Like the South Philly champions-turned-potential Limeys in Marah and the aforementioned SoCal rockers Beachwood Sparks who spent a fair chunk of the year touring with the Crowes and assaying The Boogie, the Drive-By Truckers hark to the best truths of rock & roll in general; to the swampy, lush (if bloody) specificity of their southern milieu in particular. The quintet does not indulge in the great Seventies/redneck/road-centric sonic pastiches of the recently imploded, Virginia-based giants Royal Trux (who featured Artimus Pyle’s son, Chris, on traps) . . . but there are echoes. Though one of the Trux’s cycle of albums exploring the early 70s, heavy rock groove (Thank You, Sweet Sixteen, Accelerator) used famed Neil Young producer, the late David Briggs, it is the Truckers’ whose stagecraft and approach reflect both the acoustic and electric Young, while also invoking the attitude of Van Zant’s hardscrabble lads.
Not only songs like “Let There Be Rock” and “Cassie’s Brother” (referring to Skynyrd Prometheus Steve Gaines) spark these ears, but the spirit the Truckers were able to summon in that small room was so heartening. What with the holiday season upon us, the record industry in turmoil, and several months’ public outcry and commentary on what the “new, post 9/11” America will become all piling up, Southern Rock Opera is a breath of much-needed fresh air. Missing the boat on releasing an opportunistically patriotic tune to swell rockbiz coffers, the Truckers’ road songs and blues effectively and insightfully describe the lost Americana everybody ought to be so nostalgic for. Since this country wasted its chance to engage in meaningful dialogue about the real nature of America over the past few months, once again it’s left to the “redneck” boys to ride in on their axes and save us, as the Allman Brothers did at the turn-of-the-Seventies, wielding songs sympathizing with gifted glue-sniffers and calling for clarity on the era of Civil Rights Movement.

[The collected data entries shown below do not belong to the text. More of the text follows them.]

#ifndef GNS_FWD_SKIP_LAST_M
#define GNS_FWD_SKIP_LAST_M 1
#endif
#ifndef GNS_FWD_ROW_STORES
#define GNS_FWD_ROW_STORES 0
#endif
template <int D, int H, bool MULTI, bool GROUPED, bool SAVE_A1 = false>
__global__ void __launch_bounds__(GNS_FWD_MAX_THREADS) gns_forward_kernel(GnsFwdArgs A) {
  using C = GnsDims<D, H, MULTI>;
  constexpr int MQ = C::MQ, RB = C::RB;
  constexpr bool save_a1 = SAVE_A1;
  const int lane = threadIdx.x & 63;
  const int wave = __builtin_amdgcn_readfirstlane(threadIdx.x >> 6);
  const int nwaves = blockDim.x >> 6;
  const int tsize = A.team;
  long long g = blockIdx.x;
  int member = 0;
  if (tsize > 1) {
    if ((A.G & 7) == 0) { g = (long long)(blockIdx.x / (8 * tsize)) * 8 + (blockIdx.x & 7); member = (blockIdx.x >> 3) % tsize; }
    else { g = blockIdx.x / tsize; member = blockIdx.x % tsize; }
  }
  const int cw = member * nwaves + wave, tw = tsize * nwaves;
  const int N = A.N, E = A.E, K = A.K;
  cip topo = (cip)A.topo;
  long long b = g * GNS_LANES + lane;
  bool live = b < A.Bt;
// ... 194 lines not shown
    auto vth = [&](int n) {
      if (use_plane) return plane[n * GNS_LANES + lane];
      const f4 r = *row_ptr(A.state, state_row(ws, n), lane);
      return f2{r.x, r.y};
    };
    float joule = 0.f, v2gs = 0.f;
    for (int n = q0w; n < q1w; ++n) {
      const long long wr = state_row(ws, n);
      const f2 sn = vth(n);
      const float vn = sn.x, thn = sn.y;
      const f4 b0 = *row_ptr(IN, in_base + 3LL * n, lane);
      float sum_pf = 0.f, sum_qf = 0.f, sum_pt = 0.f, sum_qt = 0.f, agg = 0.f;
      const int p0 = in_ptr[n], p1 = in_ptr[n + 1];
      for (int p = p0; p < p1; ++p) {
        const int s = in_src[p], ia = in_a[p], ib = in_b[p];
        const f4 e1 = *row_ptr(IN, row_ein + 3LL * p + 1, lane), e2 = *row_ptr(IN, row_ein + 3LL * p + 2, lane);
        const f2 ss = vth(s);
        const float tha = vth(ia).y, thb = vth(ib).y;
        const float vs = ss.x, ths = ss.y, vt = vn, tht = thn;
        const float ys = e1.y, taus = e1.z, shs = e1.w, bs = e2.x;
        const float dl = tha - thb;
        const float angA = ths - tht - dl - shs, angB = tht - ths - dl + shs;
        float sA, cA, sD, cD;
        sincosf(angA, &sA, &cA);
        sincosf(dl, &sD, &cD);
        const float sB = sinf(angB);
        const float base = vs * vt * ys / taus;
        const float msg = fabsf(base * (sA + sB) + (vs / (taus * taus)) * ys * sD + (vt * vt) * ys * sD);
        agg += msg;
        const float vst = vs / taus, vst2 = vst * vst;
        sum_pf += base * sA + vst2 * ys * sD;
        sum_qf += -base * cA + vst2 * (ys * cD - bs / 2.f);
      }
      const int q0 = out_ptr[n], q1 = out_ptr[n + 1];
      for (int q = q0; q < q1; ++q) {
// ... 28 lines not shown
    red_sum(k & 1, jsum, vsum);
    const float p_global = (gsum.x + vsum) + jsum;
    float lam;
    const bool low1 = p_global < gsum.y;
    if (low1) lam = (p_global - gsum.z) / (2.f * (gsum.y - gsum.z));
    else lam = (p_global - 2.f * gsum.y + gsum.w) / (2.f * (gsum.w - gsum.y));
    const bool low2 = lam < 0.5f;
    if (A.save && cw == 0)
      reinterpret_cast<f2*>(A.lam)[((long long)k * A.G + g) * GNS_LANES + lane] = f2{lam, (low1 ? 1.f : 0.f) + (low2 ? 2.f : 0.f)};
    float sq = 0.f;
    for (int nb = q0w; nb < q1w; nb += 4) {
      f4 b1[4], sn[4];
#pragma unroll
      for (int j = 0; j < 4; ++j) {
        const int n = min(nb + j, q1w - 1);
        b1[j] = *row_ptr(IN, in_base + 3LL * n + 1, lane);
        if (use_plane2) {
          const f2 vt_ = plane[n * GNS_LANES + lane], pq_ = plane2[n * GNS_LANES + lane];
          sn[j] = f4{vt_.x, vt_.y, pq_.x, pq_.y};
        } else {
          sn[j] = *row_ptr(A.state, state_row(ws, n), lane);
        }
      }
#pragma unroll
      for (int j = 0; j < 4; ++j) {
        if (nb + j < q1w) {
          const float pg = low2 ? b1[j].x + 2.f * (b1[j].y - b1[j].x) * lam
                                : 2.f * b1[j].y - b1[j].z + 2.f * (b1[j].z - b1[j].y) * lam;
          sn[j].z = pg + sn[j].z;
          *row_ptr(A.state, state_row(ws, nb + j), lane) = sn[j];
          sq += sn[j].z * sn[j].z + sn[j].w * sn[j].w;
// ... 25 lines not shown
    red_sum(0, t, l);
    if (team_failed) t = l = __builtin_nanf("");
    A.total_out[b] = t;
    A.last_out[b] = l;
  }
  if (tsize > 1 && team_failed && threadIdx.x == 0)
    __hip_atomic_store(reinterpret_cast<unsigned*>(A.team_ws) + GNS_TEAM_STATUS_WORD, 1u, __ATOMIC_RELAXED, __HIP_MEMORY_SCOPE_AGENT);
}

They ain’t the world’s greatest rock band, locked in some ritual expectation of spectacle. They’re just a good band, the band you need right now to cope. And that’s gift enough. Right now, on the box, Neil’s singing, “When you dance, I can really love”. With their heroic guitar trio and thundering rhythm section, the Drive-By Truckers seconded that emotion in concert. While they played, we could love and feel freedom anew, safely tucked away from the general pall cast over Gotham inside a sweaty, smoky joint. We can believe, wave the flag (Stars’n Bars or otherwise) and smile again.